Scan the data for "base" and copy each matching line.
========================
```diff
@@ -661,14 +778,13 @@
     __syncthreads();
     for (u32 i = beg + tid; i < end; i += BINX_BUILD_BLOCK) atomicAdd(&s_c[(u32)(binx_key(rec[i]) >> kshift) & mask], 1u);
     __syncthreads();
-    u32 carry = beg;
-    for (u32 base = 0; base < nbk; base += BINX_BUILD_BLOCK) {
-        const u32 x = s_c[base + tid];
-        u32 sum;
-        const u32 ex = binx_block_scan1024(x, s_w, &sum);
-        s_c[base + tid] = carry + ex;
-        if (TABLE) bkt[(u64)p * nbk + base + tid] = carry + ex;
-        carry += sum;
+    u32 *const bp = TABLE ? bkt + (u64)p * nbk : nullptr;
+    switch (span) {
+    case 10: binx_starts<1, TABLE>(s_c, s_w, beg, bp); break;
+    case 11: binx_starts<2, TABLE>(s_c, s_w, beg, bp); break;
+    case 12: binx_starts<4, TABLE>(s_c, s_w, beg, bp); break;
+    case 13: binx_starts<8, TABLE>(s_c, s_w, beg, bp); break;
+    default: binx_starts<16, TABLE>(s_c, s_w, beg, bp); break;
     }
     if (TABLE && (u64)(p + 1u) * nbk == T && tid == 0) bkt[T] = total;
     __syncthreads();
@@ -814,7 +930,9 @@
     u64 cbeg = 0, cend = 0;
     u64 ord_chunk = 0;
     auto rid = [&](u64 it) { return readlane_u64(ord_chunk, (u32)(it - cbeg)); };
-    while (wq_grab(a.v.wq, n_items, cbeg, cend)) {
+    const u32 grab = LISTED ? wq_list_chunk(n_items) : (u32)WQ_CHUNK;
+    if (LISTED && (u64)blockIdx.x * grab >= n_items) return;
+    while (LISTED ? wq_grab_n(a.v.wq, n_items, grab, cbeg, cend) : wq_grab(a.v.wq, n_items, cbeg, cend)) {
     if (!LISTED) {
         const u64 i = min(cbeg + lane, cend - 1);
         ord_chunk = a.order ? a.order[i] : ORDER_MAKE(a.v.q_lo + i, a.v.len[a.v.q_lo + i]);
@@ -3361,6 +3479,7 @@
     const u64 n_items = (u64)min(*a.n_big, a.big_cap);
     u64 cbeg = 0, cend = 0;
     u64 gnext = 0, gend = 0;
+    if ((u64)blockIdx.x * 8u >= n_items) return;
     while (wq_grab_multi<1, 8>(a.v.wq, n_items, cbeg, cend, gnext, gend)) {
         const u64 A = a.big_list[cbeg];
         const u32 c = a.row_cnt[A];
@@ -4540,4 +4659,14 @@
     for (; i < n; i += (u64)gridDim.x * blockDim.x) p[i] = val;
 }
 
-#endif
+__global__ void __launch_bounds__(64) zero_words_kernel(u64 *__restrict__ ctr, u64 mask, u64 *__restrict__ w64, u32 *__restrict__ w32a, u32 *__restrict__ w32b)
+{
+    static_assert(CTR_COUNT <= 61, "a lane per counter, three lanes for the single words");
+    const u32 lane = threadIdx.x;
+    if ((mask >> lane) & 1ull) ctr[lane] = 0;
+    if (lane == 61 && w64) *w64 = 0;
+    if (lane == 62 && w32a) *w32a = 0;
+    if (lane == 63 && w32b) *w32b = 0;
+}
+
+#endif
diff --git a/include/disco_hip_inspect.h b/include/disco_hip_inspect.h
--- a/include/disco_hip_inspect.h
+++ b/include/disco_hip_inspect.h
@@ -13,6 +13,8 @@
 
 int disco_set_record_piece(disco_ctx *ctx, uint64_t records);
 
+int disco_last_pass_waits(disco_ctx *ctx, uint32_t *waits);
+
 #ifdef __cplusplus
 }
 #endif
```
========================
• _Exercise result_:
-    for (u32 base = 0; base < nbk; base += BINX_BUILD_BLOCK) {
-        const u32 x = s_c[base + tid];
-        s_c[base + tid] = carry + ex;
-        if (TABLE) bkt[(u64)p * nbk + base + tid] = carry + ex;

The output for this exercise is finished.